For months, Trump’s administration got the hard end of the stick from Democrats and the mainstream media with allegations of his campaign’s ties to the Russian government.

Hatch pointed out this effort, stating that “We’ve heard some pretty serious accusations of foreign influence over the Trump campaign, for instance, whether here in the Senate or in the media.”

“Many of these allegations have been truly outlandish,” he noted. “Most have been politically motivated and all have been taking their toll.”

He discussed Republicans commitment to fully investigate the situation, adamantly stating that he “[doesn’t] want to hear anyone complaining that we aren’t standing up and doing what is necessary here to get to the bottom of these things.”

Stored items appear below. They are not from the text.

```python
def dtype_tag(dt: torch.dtype) -> int:
    try:
        return _DTYPE_TAG[dt]
    except KeyError:
        raise TypeError(f"unsupported wire/compute dtype {dt}")


def current_stream_ptr() -> int:
    return torch.cuda.current_stream().cuda_stream


from . import functional
```

ps_pytorch_amd/ops/kernels/conv.hip:

```cpp
#include "common.h"
#include <stdlib.h>

typedef __bf16 bf16x8_t __attribute__((ext_vector_type(8)));
typedef unsigned short ushort8_t __attribute__((ext_vector_type(8)));
typedef float f32x4_t __attribute__((ext_vector_type(4)));

#define MFMA_BF16(a, b, c) __builtin_amdgcn_mfma_f32_16x16x32_bf16(a, b, c, 0, 0, 0)

union V16 {
    uint4 u4;
    unsigned short us[8];
    bf16x8_t bv;
};

__device__ __forceinline__ V16 zero16() {
    V16 v; v.u4 = make_uint4(0, 0, 0, 0); return v;
}

template <bool AL>
__device__ __forceinline__ V16 load16(const unsigned short* src, int cc, int Cn) {
    V16 v;
    if constexpr (AL) {
        v.u4 = *(const uint4*)src;
    } else if (cc + 8 <= Cn) {
// ... 932 lines not shown
    long l = (long)(blockIdx.x & 7) * per_xcd + (blockIdx.x >> 3);
    const long nlog = (long)tiles_k * tiles_c * 3 * split;
    if (l >= nlog) return;
    int b = (int)l;
    const int k0 = (b % tiles_k) * TK; b /= tiles_k;
    const int c0 = (b % tiles_c) * 64; b /= tiles_c;
    const int r = b % 3; b /= 3;
    const int sid = b;
    const long rows_total = (long)Nb * P;
    const long row0 = (long)sid * ipr;
    const long row1 = (row0 + ipr < rows_total) ? row0 + ipr : rows_total;

    const int t = threadIdx.x;
    const int cc8 = (t & 7) * 8;
    const int lane = t & 63, wid = t >> 6;
    const int wm = wid >> 1, wn = wid & 1;
    const int fr = lane & 15, fq = lane >> 4;
    f32x4_t acc[3][MI][2];
#pragma unroll
    for (int s = 0; s < 3; ++s)
#pragma unroll
        for (int i = 0; i < MI; ++i)
#pragma unroll
            for (int j = 0; j < 2; ++j) acc[s][i][j] = {0.f, 0.f, 0.f, 0.f};

    const int nsteps = (int)((row1 - row0 + (1 << (5 - l2q)) - 1)
                             >> (5 - l2q));

    const unsigned short* pdout = dout + (row0 << l2q) * K + k0 + cc8;
    const long inrow0 = row0 + r - PAD;
    const unsigned short* pin = in + inrow0 * W * C + c0 + cc8;
    long prow = row0;

    const int nbq = ROWS * HW2;
    int tb_rib[5], tb_j[5];
    bool tb_ex[5];
    bool tb_v[5];
    long tb_off[5];
#pragma unroll
    for (int u = 0; u < 5; ++u) {
        int idx = (t >> 3) + 32 * u;
        tb_ex[u] = idx < nbq;
        int ix = tb_ex[u] ? idx : 0;
        tb_rib[u] = ix / HW2; tb_j[u] = ix % HW2;
        int wpx = tb_j[u] - 1;
        tb_v[u] = tb_ex[u] && wpx >= 0 && wpx < W;
        tb_off[u] = ((long)tb_rib[u] * W + (wpx < 0 ? 0 : wpx)) * C;
    }
    V16 aregs[TK / 64], bregs[5];

    auto load_step = [&]() {
        bool mrow_ok = (prow + ((t >> 3) >> l2q)) < rows_total;
#pragma unroll
        for (int h = 0; h < TK / 64; ++h)
            aregs[h] = mrow_ok
                ? load16<AL>(pdout + (long)(t >> 3) * K + h * 64,
                             k0 + h * 64 + cc8, K)
                : zero16();
#pragma unroll
        for (int u = 0; u < 5; ++u) {
            int rib = tb_rib[u];
            int p = (int)((prow + rib) & (P - 1));
            int h = p + r - PAD;
            bool v = tb_v[u] && h >= 0 && h < H
                     && (prow + rib) < rows_total;
            bregs[u] = v ? load16<AL>(pin + tb_off[u], c0 + cc8, C)
                         : zero16();
        }
        pdout += (long)32 * K;
        pin += (long)ROWS * W * C;
        prow += ROWS;
    };

    constexpr unsigned A1 = sizeof(lds.A[0]);
    constexpr unsigned BB1 = sizeof(lds.B[0]);
    unsigned short* wrA[TK / 64];
#pragma unroll
    for (int h = 0; h < TK / 64; ++h) {
        int kk8 = h * 64 + cc8;
        wrA[h] = &lds.A[0][kk8 >> 4][pswz(t >> 3) * 16 + (kk8 & 15)];
    }
    unsigned short* wrB[5];
#pragma unroll
    for (int u = 0; u < 5; ++u) {
        int hp = pswz(tb_rib[u] * HW2 + tb_j[u]);
        wrB[u] = &lds.B[0][cc8 >> 4][hp * 16 + (cc8 & 15)];
    }

    auto write_lds = [&](int buf) {
#pragma unroll
        for (int h = 0; h < TK / 64; ++h)
            *(uint4*)((char*)wrA[h] + (buf ? A1 : 0)) = aregs[h].u4;
#pragma unroll
        for (int u = 0; u < 5; ++u)
            if (tb_ex[u])
                *(uint4*)((char*)wrB[u] + (buf ? BB1 : 0)) = bregs[u].u4;
    };

    const char* lb = (const char*)&lds;
    unsigned roA[MI][2];
    unsigned roB[3][2][2];
#pragma unroll
    for (int i = 0; i < 2; ++i) {
        int e = fq * 8 + i * 4 + (fr >> 2);
        int qo = (fr & 3) * 4;
#pragma unroll
        for (int mi = 0; mi < MI; ++mi)
            roA[mi][i] = (unsigned)((char*)&lds.A[0][wm * MI + mi]
                                    [pswz(e) * 16 + qo] - lb);
        int rib = e >> l2q, q = e & (Q - 1);
#pragma unroll
        for (int s = 0; s < 3; ++s) {
            int hp = pswz(rib * HW2 + q + s);
#pragma unroll
            for (int nj = 0; nj < 2; ++nj)
                roB[s][nj][i] = (unsigned)((char*)&lds.B[0][wn * 2 + nj]
                                           [hp * 16 + qo] - lb);
        }
    }

    union U64x8 { bf16x4_t h[2]; bf16x8_t v; };
    auto mfma_step = [&](int buf) {
        U64x8 a[MI];
#pragma unroll
        for (int mi = 0; mi < MI; ++mi) {
            a[mi].h[0] = ds_tr16p((const unsigned short*)
                (lb + roA[mi][0] + (buf ? A1 : 0)));
            a[mi].h[1] = ds_tr16p((const unsigned short*)
                (lb + roA[mi][1] + (buf ? A1 : 0)));
        }
#pragma unroll
        for (int s = 0; s < 3; ++s) {
            U64x8 bf[2];
#pragma unroll
            for (int nj = 0; nj < 2; ++nj) {
                bf[nj].h[0] = ds_tr16p((const unsigned short*)
                    (lb + roB[s][nj][0] + (buf ? BB1 : 0)));
                bf[nj].h[1] = ds_tr16p((const unsigned short*)
                    (lb + roB[s][nj][1] + (buf ? BB1 : 0)));
            }
#pragma unroll
            for (int mi = 0; mi < MI; ++mi)
#pragma unroll
                for (int nj = 0; nj < 2; ++nj)
                    acc[s][mi][nj] = MFMA_BF16(a[mi].v, bf[nj].v,
                                               acc[s][mi][nj]);
        }
    };

    load_step();
    write_lds(0);
    if (nsteps > 1) load_step();
    __syncthreads();
    for (int it = 0; it < nsteps; it += 2) {
        if (it + 1 < nsteps) {
            write_lds(1);
            if (it + 2 < nsteps) load_step();
        }
        mfma_step(0);
        __syncthreads();
        if (it + 1 >= nsteps) break;
        if (it + 2 < nsteps) {
            write_lds(0);
            if (it + 3 < nsteps) load_step();
        }
        mfma_step(1);
        __syncthreads();
    }

    const int RSC = 9 * C;
    float* dstp = partial + (long)sid * K * RSC;
#pragma unroll
    for (int s = 0; s < 3; ++s)
#pragma unroll
    for (int mi = 0; mi < MI; ++mi)
#pragma unroll
    for (int nj = 0; nj < 2; ++nj)
#pragma unroll
    for (int e = 0; e < 4; ++e) {
        int k = k0 + wm * (MI * 16) + mi * 16 + fq * 4 + e;
        int c = c0 + wn * 32 + nj * 16 + fr;
        if (k < K && c < C)
            dstp[(long)k * RSC + (r * 3 + s) * C + c] = acc[s][mi][nj][e];
    }
}


__device__ __forceinline__ int wrho(int e) {
    return (((e >> 1) & 1) + ((e >> 3) & 1) * 2) << 1;
}
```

“There are investigations under way by both the House and the Senate intelligence committees,” Hatch listed. “The House Oversight Committee was investigating and now the Senate Judiciary Committee is investigating.”

“All are controlled by Republicans.”

But the most important aspect of his statement, was his bold indication that both sides of the story, when it comes to the Russian investigation, need to be heard and discussed.

“I want everyone, the media the Democrats our constituents and Republicans to hear me and to hear me clearly,” he began. “While these allegations may be too serious to ignore they are also too serious to be left incomplete. And too serious to be used for partisan ends.”

“[We need to look] at more than just foreign influence over the Trump campaign. It includes looking at serious allegations of foreign influence over the Clinton campaign. And the Democratic National Committee as well.”

“There are serious questions about whether foreign actors wanted to hurt not help the Trump campaign,” he emphasized. “And there are serious questions about whether foreign actors wanted to help not hurt the Clinton campaign.”

He concluded his statement, “We must ensure that these investigations serve as an opportunity to protect our institutions not merely as an opportunity to attack our political opponents.”